▶ Task instructions: Pull out each line of the data that includes the word "warp".

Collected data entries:
---------------
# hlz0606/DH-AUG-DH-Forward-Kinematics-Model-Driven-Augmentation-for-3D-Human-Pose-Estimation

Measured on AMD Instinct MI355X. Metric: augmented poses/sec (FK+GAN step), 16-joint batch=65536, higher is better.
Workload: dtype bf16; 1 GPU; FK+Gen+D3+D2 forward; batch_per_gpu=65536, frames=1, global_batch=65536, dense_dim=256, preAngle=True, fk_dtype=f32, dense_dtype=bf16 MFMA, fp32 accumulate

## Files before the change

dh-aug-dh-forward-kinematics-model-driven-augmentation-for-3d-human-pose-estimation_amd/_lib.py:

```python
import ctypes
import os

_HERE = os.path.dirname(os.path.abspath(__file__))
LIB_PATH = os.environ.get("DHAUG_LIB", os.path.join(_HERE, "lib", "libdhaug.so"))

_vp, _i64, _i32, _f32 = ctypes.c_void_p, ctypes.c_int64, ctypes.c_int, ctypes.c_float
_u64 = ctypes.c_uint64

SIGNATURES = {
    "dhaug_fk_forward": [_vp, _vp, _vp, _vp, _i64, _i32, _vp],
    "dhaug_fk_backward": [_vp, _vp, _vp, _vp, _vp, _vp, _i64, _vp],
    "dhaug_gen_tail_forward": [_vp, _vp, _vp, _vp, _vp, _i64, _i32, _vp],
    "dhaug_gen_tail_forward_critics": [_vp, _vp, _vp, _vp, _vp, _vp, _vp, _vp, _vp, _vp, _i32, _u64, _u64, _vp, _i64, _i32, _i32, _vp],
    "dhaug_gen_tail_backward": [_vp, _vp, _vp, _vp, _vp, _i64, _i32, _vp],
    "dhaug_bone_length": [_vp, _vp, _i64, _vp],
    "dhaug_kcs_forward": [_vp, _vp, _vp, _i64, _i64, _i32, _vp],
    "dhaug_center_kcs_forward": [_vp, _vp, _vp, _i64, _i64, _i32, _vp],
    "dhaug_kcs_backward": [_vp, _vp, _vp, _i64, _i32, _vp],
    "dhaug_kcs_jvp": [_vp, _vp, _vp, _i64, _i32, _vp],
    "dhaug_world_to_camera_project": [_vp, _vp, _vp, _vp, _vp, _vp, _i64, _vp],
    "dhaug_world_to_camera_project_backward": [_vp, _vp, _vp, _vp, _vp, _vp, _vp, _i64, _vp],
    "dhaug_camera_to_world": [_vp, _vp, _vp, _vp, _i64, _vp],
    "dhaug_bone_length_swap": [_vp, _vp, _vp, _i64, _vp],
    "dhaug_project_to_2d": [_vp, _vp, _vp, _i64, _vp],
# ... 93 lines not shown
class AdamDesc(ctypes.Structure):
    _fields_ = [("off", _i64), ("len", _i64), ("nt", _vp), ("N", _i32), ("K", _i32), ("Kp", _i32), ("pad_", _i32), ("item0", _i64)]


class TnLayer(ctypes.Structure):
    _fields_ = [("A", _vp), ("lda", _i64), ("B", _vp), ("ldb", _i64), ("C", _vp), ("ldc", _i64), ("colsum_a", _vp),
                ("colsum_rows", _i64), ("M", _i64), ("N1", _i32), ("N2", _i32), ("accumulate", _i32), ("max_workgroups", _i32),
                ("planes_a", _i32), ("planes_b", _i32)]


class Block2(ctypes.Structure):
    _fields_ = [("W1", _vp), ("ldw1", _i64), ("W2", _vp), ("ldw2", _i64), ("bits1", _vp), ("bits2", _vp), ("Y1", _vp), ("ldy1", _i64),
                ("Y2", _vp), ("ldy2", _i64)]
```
---------------
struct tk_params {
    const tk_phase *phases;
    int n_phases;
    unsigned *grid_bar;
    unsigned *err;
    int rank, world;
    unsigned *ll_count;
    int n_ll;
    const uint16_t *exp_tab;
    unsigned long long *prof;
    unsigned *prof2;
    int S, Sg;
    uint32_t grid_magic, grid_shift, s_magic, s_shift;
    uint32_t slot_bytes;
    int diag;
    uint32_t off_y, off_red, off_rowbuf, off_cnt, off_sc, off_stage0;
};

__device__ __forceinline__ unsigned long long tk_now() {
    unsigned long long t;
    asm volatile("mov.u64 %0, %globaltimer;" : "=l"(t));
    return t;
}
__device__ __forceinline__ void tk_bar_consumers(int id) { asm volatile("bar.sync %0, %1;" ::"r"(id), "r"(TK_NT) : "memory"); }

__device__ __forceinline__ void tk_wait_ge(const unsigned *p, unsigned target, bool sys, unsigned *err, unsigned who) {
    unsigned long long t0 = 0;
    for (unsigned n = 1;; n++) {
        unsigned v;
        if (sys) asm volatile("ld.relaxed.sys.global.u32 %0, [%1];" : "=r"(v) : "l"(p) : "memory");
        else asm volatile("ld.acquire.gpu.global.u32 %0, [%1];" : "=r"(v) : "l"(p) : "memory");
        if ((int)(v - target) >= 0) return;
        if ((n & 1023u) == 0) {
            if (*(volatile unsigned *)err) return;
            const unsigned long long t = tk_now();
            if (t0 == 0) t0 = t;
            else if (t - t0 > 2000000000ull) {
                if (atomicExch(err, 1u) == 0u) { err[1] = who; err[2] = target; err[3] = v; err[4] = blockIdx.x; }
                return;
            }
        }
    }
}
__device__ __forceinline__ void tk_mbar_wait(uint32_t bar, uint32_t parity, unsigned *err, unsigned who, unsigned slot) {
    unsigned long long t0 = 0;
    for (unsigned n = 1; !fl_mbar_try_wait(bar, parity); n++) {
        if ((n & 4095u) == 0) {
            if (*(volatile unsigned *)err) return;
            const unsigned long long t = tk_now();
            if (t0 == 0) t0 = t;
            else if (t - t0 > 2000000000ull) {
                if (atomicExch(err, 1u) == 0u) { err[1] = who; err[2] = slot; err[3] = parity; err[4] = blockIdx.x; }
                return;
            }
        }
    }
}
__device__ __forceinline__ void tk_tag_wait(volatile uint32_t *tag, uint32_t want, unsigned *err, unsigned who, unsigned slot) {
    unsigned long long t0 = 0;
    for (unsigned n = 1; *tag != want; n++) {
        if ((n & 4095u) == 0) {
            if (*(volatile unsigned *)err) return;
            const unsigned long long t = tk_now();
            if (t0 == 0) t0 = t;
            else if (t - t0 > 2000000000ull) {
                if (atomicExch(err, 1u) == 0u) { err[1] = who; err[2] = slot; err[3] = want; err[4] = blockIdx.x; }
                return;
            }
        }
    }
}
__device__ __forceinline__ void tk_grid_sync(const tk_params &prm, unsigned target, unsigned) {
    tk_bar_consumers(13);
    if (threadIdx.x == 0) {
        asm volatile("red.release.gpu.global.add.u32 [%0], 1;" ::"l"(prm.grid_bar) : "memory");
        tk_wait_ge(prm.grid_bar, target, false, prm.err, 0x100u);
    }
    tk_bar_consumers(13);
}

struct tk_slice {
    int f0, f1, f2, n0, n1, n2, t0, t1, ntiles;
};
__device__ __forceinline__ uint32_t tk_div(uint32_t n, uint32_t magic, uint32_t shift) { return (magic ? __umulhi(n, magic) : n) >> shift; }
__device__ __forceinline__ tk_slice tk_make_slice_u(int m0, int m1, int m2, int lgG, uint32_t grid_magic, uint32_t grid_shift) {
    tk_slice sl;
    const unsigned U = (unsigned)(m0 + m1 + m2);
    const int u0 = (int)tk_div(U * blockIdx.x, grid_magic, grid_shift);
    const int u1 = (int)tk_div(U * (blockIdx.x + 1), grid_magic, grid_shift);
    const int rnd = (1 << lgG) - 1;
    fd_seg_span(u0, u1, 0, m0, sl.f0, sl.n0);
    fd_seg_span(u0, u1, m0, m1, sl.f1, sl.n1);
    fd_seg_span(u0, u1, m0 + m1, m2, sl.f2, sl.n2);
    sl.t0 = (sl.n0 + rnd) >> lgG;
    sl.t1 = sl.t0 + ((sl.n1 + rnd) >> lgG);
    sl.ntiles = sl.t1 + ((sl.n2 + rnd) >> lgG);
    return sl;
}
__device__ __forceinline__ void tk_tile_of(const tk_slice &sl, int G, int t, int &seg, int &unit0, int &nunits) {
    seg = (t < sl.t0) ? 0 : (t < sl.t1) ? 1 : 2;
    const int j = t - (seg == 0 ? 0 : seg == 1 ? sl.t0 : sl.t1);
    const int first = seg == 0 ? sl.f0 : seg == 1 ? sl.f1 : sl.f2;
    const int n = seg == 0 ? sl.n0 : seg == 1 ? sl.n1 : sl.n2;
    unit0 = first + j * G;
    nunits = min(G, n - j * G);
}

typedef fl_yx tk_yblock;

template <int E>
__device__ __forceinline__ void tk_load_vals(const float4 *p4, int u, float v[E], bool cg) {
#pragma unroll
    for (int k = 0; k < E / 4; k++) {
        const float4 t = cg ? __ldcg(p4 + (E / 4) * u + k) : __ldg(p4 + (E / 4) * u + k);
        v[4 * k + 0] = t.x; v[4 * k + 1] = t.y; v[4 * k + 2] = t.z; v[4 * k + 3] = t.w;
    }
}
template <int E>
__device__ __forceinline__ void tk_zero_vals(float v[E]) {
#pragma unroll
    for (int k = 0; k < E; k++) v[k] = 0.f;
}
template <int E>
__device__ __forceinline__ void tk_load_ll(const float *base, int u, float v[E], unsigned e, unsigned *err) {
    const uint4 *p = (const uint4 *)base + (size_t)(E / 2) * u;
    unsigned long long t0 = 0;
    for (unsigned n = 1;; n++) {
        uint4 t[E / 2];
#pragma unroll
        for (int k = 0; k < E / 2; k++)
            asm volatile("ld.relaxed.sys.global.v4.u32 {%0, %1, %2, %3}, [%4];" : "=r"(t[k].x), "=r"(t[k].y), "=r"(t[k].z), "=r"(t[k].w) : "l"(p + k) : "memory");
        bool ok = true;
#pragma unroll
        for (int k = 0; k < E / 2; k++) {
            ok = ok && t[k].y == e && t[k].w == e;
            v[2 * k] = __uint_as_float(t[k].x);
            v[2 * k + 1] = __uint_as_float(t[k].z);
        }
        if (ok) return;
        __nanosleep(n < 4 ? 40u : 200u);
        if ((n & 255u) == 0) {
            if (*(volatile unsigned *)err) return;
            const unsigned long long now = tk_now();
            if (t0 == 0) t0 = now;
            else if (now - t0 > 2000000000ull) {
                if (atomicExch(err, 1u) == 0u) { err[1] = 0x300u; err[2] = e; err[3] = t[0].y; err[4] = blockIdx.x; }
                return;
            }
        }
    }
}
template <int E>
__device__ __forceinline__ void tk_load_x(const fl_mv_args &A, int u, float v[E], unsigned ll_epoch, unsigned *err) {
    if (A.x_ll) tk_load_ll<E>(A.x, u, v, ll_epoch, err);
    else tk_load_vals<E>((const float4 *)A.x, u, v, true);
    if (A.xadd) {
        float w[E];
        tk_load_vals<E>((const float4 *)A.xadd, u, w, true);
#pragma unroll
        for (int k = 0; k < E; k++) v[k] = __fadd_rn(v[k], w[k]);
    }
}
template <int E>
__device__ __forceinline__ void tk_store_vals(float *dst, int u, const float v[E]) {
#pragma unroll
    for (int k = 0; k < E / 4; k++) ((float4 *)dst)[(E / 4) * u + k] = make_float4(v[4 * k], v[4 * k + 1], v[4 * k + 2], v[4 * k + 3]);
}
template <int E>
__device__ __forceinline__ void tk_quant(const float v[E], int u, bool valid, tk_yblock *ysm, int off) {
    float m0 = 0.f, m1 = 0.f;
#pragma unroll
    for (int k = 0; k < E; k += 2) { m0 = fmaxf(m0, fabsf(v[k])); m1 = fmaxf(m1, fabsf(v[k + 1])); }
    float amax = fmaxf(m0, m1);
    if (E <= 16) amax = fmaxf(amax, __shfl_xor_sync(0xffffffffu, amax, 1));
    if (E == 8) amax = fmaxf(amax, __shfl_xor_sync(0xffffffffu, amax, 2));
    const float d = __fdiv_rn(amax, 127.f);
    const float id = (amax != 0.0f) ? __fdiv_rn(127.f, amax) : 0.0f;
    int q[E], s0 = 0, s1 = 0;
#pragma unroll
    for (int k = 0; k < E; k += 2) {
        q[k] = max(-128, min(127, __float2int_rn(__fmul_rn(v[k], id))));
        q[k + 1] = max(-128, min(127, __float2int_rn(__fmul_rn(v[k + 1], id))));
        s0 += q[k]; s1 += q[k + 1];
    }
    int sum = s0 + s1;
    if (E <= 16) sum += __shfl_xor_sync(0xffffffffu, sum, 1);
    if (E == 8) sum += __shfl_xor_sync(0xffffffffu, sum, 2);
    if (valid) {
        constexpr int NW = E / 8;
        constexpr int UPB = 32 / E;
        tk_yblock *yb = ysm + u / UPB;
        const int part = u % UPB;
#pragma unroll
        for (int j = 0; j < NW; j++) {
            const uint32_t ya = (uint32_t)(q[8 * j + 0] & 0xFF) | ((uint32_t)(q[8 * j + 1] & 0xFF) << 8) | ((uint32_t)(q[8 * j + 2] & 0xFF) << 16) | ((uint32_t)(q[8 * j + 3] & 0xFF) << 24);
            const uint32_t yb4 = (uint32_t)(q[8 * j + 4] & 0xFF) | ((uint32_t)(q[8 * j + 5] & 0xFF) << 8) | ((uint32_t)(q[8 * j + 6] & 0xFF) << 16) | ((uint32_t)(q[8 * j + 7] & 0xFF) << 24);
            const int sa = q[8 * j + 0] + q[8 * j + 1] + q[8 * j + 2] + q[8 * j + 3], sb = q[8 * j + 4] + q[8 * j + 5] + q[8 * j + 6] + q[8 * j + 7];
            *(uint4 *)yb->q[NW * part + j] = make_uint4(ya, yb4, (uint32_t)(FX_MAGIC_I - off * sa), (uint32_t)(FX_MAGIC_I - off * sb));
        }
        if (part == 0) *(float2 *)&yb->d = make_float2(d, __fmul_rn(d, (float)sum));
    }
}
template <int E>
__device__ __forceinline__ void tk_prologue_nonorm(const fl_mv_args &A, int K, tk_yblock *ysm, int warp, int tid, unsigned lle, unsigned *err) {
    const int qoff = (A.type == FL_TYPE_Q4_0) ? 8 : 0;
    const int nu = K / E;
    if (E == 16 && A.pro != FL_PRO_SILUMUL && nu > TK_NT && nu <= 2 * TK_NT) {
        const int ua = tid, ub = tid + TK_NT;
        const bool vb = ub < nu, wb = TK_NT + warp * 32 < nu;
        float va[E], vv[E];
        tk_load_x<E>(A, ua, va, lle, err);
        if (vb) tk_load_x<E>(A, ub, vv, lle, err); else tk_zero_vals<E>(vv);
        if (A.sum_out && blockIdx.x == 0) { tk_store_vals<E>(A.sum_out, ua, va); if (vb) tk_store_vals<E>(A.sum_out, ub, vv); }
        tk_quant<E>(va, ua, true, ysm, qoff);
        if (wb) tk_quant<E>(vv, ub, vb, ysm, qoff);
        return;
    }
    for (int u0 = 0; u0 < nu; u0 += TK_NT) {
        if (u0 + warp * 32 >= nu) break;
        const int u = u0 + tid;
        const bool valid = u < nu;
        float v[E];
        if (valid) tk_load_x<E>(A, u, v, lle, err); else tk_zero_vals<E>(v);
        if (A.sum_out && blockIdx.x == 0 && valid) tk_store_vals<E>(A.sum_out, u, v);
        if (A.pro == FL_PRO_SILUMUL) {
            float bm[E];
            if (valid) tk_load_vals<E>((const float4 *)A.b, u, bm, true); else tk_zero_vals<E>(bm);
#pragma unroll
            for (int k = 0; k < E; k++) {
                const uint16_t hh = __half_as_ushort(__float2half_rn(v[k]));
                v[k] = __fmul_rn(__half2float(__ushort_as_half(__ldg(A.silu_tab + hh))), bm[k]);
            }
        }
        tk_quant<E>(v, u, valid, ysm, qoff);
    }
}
---------------
▶ Your response:
__device__ __forceinline__ void tk_prologue_nonorm(const fl_mv_args &A, int K, tk_yblock *ysm, int warp, int tid, unsigned lle, unsigned *err) {
        const bool vb = ub < nu, wb = TK_NT + warp * 32 < nu;
        if (u0 + warp * 32 >= nu) break;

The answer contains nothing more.